- **What you should do**:
Copy out, exactly, the first line of the entries below and every line after it through the one containing "constexpr bool BROWS = DUO && CF;".
Extracted entries START
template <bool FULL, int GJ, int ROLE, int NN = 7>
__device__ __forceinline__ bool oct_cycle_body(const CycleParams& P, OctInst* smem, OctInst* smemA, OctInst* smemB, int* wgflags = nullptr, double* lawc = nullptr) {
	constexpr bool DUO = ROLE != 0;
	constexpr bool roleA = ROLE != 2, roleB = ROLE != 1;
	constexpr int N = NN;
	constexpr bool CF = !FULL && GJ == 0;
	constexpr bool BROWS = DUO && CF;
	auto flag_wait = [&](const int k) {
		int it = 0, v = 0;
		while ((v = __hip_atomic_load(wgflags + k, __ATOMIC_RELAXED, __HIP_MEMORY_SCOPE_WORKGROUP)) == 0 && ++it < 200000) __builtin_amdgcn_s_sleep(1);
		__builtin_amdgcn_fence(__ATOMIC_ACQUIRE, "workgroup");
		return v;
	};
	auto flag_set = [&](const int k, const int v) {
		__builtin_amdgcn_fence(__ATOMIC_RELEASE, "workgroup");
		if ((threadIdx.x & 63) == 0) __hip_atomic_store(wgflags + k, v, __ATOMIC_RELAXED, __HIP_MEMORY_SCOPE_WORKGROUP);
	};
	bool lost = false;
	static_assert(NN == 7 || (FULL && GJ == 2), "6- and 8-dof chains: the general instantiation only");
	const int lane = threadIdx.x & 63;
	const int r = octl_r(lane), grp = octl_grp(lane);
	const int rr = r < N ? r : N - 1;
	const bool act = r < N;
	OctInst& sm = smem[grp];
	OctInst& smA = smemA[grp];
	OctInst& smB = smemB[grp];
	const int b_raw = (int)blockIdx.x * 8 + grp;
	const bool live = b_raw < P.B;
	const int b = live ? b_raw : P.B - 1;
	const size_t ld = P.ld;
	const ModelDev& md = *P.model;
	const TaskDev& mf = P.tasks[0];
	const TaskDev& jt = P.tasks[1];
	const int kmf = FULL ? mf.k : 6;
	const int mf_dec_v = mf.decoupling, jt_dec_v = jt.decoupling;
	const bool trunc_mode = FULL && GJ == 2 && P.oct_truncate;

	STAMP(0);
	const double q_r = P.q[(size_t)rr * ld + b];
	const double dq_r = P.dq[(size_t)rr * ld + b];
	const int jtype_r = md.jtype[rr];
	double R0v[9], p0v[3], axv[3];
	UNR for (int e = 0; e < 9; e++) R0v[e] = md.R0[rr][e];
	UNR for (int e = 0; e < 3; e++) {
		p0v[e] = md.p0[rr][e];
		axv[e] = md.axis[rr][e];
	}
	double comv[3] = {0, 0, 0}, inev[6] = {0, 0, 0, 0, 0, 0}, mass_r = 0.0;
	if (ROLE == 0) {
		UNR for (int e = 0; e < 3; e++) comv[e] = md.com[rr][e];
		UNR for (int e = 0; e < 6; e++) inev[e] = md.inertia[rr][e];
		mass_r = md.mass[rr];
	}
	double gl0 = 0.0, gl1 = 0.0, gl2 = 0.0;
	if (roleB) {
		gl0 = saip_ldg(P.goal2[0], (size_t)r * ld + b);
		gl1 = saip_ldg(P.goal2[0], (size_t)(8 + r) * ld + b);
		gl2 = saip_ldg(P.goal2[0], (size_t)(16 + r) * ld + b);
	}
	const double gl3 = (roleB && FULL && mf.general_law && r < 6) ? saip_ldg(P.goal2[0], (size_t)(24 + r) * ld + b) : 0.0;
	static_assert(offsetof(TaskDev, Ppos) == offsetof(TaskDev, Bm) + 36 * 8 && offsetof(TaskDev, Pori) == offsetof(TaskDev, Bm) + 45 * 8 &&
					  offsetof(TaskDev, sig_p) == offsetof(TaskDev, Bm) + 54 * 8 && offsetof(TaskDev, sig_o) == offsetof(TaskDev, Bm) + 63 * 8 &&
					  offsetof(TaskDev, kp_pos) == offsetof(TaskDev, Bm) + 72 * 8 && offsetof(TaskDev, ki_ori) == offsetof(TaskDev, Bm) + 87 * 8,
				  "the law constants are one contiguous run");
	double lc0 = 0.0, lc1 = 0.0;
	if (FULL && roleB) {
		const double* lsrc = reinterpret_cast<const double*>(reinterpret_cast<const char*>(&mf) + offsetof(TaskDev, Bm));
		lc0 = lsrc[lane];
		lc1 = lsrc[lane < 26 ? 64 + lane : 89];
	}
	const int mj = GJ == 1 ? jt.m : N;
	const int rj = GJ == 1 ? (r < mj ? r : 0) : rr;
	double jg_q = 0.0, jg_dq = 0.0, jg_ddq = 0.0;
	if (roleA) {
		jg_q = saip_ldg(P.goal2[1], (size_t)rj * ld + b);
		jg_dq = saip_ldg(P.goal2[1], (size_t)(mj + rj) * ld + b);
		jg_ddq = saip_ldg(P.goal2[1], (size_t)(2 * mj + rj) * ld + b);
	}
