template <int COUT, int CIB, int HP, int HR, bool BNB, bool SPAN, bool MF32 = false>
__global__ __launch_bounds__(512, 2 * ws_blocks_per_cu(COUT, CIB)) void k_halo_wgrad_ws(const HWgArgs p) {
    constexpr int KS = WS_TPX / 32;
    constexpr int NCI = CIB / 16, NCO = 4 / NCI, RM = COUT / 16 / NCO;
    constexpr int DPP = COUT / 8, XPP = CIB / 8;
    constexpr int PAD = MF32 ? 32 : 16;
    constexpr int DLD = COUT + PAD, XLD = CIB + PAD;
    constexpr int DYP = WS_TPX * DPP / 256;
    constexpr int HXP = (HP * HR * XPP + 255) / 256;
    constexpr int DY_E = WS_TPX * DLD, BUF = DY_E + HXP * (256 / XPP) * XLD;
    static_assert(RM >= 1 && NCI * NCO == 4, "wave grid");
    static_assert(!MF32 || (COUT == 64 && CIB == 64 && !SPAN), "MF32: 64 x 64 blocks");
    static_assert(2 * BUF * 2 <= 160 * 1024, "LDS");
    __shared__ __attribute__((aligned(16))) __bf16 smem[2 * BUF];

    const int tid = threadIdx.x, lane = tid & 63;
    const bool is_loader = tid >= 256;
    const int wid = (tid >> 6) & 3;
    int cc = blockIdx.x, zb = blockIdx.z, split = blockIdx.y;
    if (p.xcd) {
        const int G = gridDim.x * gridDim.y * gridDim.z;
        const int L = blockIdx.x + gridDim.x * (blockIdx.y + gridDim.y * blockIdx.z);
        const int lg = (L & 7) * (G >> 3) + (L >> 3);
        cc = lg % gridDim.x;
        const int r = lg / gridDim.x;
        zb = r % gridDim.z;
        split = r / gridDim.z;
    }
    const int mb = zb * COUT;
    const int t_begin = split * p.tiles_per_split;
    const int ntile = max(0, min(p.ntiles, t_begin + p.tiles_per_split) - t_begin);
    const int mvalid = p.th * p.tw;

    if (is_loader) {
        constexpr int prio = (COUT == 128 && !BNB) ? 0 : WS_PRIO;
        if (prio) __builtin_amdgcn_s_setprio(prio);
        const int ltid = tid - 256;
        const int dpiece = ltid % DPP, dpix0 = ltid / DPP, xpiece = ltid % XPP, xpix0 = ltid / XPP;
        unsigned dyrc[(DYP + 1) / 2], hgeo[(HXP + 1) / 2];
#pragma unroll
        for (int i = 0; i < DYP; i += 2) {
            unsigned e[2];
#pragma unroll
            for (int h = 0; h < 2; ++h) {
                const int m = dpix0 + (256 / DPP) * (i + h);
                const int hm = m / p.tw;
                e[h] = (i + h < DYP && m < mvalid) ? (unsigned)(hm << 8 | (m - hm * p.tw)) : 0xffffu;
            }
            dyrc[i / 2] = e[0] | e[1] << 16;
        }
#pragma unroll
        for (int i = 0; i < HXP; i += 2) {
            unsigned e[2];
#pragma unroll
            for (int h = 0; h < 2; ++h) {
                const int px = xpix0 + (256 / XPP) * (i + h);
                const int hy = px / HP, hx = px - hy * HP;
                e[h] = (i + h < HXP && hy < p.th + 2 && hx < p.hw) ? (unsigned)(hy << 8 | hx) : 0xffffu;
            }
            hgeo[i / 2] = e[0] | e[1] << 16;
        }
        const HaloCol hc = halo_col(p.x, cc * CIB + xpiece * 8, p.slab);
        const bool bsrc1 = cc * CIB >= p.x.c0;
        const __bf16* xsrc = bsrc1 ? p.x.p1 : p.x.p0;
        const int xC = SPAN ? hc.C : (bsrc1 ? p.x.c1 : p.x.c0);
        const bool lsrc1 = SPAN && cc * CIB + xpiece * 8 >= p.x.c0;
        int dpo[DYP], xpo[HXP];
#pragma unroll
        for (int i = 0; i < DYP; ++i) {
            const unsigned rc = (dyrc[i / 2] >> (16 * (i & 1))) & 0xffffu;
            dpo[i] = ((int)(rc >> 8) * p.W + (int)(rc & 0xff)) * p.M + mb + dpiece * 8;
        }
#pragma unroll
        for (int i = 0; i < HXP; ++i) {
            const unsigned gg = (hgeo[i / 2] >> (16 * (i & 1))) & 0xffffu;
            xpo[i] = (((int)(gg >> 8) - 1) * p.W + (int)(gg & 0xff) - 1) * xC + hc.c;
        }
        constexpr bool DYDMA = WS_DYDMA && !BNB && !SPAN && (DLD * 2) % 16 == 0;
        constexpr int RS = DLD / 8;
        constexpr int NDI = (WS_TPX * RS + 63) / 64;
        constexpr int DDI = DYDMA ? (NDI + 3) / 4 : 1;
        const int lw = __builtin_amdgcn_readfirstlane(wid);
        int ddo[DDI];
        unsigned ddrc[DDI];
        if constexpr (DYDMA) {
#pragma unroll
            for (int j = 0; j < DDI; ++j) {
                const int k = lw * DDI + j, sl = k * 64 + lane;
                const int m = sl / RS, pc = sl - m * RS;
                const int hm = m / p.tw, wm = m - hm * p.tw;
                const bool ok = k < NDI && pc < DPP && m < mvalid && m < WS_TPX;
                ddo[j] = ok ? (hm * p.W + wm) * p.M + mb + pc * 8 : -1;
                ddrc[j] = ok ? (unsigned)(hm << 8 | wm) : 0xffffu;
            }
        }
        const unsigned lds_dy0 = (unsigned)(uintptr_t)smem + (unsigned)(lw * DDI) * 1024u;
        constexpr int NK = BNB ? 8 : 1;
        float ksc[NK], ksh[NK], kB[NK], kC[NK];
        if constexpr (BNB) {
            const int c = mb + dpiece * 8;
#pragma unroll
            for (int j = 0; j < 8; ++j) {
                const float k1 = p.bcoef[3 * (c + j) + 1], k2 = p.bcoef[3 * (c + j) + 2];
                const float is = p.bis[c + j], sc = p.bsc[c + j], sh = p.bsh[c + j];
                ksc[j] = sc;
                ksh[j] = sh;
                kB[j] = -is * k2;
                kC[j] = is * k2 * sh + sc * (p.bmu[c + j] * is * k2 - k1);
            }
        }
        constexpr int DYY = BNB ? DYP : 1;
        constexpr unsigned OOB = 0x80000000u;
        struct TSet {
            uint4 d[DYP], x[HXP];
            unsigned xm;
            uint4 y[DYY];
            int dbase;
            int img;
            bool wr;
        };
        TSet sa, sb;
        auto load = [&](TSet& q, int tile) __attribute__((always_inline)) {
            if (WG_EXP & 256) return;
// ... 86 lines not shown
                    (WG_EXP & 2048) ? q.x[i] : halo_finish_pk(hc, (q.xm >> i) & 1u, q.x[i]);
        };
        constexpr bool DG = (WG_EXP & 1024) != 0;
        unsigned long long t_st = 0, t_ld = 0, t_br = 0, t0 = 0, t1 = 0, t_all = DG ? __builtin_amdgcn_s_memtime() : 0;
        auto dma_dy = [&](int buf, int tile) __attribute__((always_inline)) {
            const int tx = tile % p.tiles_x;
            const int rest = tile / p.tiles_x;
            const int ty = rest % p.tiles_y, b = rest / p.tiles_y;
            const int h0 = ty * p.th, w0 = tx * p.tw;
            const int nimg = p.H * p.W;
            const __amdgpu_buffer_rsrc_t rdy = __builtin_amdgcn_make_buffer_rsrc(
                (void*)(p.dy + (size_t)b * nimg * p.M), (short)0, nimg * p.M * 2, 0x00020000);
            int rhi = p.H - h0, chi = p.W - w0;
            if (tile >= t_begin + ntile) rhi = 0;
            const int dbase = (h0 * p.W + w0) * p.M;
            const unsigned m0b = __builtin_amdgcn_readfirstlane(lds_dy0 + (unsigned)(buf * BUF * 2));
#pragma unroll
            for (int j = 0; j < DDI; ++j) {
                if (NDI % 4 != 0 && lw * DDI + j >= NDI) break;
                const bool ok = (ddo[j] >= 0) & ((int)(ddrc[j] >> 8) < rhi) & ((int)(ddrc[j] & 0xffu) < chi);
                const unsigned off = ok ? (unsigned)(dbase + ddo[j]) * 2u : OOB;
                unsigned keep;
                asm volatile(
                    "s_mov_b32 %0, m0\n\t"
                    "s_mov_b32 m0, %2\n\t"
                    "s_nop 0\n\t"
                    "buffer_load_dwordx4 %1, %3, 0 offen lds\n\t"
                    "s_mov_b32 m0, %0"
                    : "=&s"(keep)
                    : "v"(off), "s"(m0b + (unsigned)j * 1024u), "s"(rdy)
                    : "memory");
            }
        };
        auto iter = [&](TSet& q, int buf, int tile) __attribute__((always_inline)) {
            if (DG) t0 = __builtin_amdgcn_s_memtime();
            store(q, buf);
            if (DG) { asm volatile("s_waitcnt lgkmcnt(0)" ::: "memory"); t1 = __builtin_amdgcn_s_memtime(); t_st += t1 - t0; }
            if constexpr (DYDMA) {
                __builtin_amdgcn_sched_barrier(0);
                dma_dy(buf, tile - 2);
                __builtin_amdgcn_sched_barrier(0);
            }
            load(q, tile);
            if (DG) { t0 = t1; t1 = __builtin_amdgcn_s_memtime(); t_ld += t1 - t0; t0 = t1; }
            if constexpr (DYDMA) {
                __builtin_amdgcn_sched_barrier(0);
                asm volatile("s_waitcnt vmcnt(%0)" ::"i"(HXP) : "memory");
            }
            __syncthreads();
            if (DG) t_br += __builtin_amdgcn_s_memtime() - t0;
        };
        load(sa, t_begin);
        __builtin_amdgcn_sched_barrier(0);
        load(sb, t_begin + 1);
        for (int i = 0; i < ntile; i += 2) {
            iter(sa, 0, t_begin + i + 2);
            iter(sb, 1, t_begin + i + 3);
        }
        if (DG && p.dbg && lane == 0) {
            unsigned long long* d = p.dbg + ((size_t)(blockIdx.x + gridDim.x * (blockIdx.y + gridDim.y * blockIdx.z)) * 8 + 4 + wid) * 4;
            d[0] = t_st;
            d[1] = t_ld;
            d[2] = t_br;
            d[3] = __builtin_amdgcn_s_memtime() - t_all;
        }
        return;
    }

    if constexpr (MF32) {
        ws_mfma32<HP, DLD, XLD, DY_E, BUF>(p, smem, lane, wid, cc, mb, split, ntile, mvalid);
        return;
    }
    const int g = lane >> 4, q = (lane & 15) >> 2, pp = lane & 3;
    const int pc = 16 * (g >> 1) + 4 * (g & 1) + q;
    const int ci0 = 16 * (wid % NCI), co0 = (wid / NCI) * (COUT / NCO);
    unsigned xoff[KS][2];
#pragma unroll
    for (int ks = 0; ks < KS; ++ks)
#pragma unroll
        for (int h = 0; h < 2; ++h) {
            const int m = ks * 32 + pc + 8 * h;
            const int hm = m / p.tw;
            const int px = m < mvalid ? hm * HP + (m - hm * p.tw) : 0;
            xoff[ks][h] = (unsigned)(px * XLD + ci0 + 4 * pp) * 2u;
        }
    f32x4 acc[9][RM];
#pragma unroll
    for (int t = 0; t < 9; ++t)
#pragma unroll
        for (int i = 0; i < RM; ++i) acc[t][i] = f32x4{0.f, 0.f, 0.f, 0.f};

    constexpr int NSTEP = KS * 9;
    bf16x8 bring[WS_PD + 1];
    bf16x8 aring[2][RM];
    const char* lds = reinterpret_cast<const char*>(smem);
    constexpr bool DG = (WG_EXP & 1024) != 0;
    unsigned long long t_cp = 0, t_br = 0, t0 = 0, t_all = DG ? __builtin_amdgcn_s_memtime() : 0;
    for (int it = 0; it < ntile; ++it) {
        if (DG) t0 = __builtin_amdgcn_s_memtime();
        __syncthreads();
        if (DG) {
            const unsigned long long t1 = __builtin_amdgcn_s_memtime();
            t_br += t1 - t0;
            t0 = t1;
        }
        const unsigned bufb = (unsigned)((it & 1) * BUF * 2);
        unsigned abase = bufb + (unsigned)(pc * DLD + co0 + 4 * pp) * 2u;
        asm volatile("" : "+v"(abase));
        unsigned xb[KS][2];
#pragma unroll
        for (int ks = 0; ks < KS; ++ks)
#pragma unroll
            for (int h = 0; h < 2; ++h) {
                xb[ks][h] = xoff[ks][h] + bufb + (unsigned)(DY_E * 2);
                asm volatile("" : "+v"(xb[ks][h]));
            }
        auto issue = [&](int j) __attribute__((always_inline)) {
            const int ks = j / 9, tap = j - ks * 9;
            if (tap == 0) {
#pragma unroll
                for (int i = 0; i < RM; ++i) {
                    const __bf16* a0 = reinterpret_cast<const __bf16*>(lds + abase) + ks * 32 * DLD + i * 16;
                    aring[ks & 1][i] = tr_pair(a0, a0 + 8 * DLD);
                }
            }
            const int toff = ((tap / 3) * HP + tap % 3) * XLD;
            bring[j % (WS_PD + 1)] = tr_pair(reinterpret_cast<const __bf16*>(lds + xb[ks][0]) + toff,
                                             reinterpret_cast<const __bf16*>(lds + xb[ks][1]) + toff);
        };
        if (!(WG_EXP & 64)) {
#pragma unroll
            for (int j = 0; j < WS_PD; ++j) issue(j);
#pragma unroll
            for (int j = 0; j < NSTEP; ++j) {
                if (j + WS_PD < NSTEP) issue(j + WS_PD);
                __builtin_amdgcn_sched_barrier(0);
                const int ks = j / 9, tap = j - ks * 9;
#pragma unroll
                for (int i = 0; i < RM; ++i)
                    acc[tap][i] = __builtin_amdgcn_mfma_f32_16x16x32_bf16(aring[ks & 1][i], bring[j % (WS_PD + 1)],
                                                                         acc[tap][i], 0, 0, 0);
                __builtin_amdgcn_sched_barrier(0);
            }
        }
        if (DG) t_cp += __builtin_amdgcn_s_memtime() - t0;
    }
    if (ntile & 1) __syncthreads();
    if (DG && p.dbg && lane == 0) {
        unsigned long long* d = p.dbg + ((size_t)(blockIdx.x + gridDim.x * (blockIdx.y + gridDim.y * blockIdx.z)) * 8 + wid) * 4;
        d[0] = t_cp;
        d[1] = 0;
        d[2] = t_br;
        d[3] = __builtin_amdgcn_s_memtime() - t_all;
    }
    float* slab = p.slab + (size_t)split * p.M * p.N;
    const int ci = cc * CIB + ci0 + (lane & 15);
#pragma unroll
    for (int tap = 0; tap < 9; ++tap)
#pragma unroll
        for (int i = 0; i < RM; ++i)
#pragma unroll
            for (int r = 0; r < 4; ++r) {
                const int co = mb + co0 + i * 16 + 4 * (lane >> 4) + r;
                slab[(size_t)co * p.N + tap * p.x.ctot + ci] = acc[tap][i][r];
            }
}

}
Extracted entries END
- **Output of the task**:
template <bool FULL, int GJ, int ROLE, int NN = 7>
__device__ __forceinline__ bool oct_cycle_body(const CycleParams& P, OctInst* smem, OctInst* smemA, OctInst* smemB, int* wgflags = nullptr, double* lawc = nullptr) {
	constexpr bool DUO = ROLE != 0;
	constexpr bool roleA = ROLE != 2, roleB = ROLE != 1;
	constexpr int N = NN;
	constexpr bool CF = !FULL && GJ == 0;
	constexpr bool BROWS = DUO && CF;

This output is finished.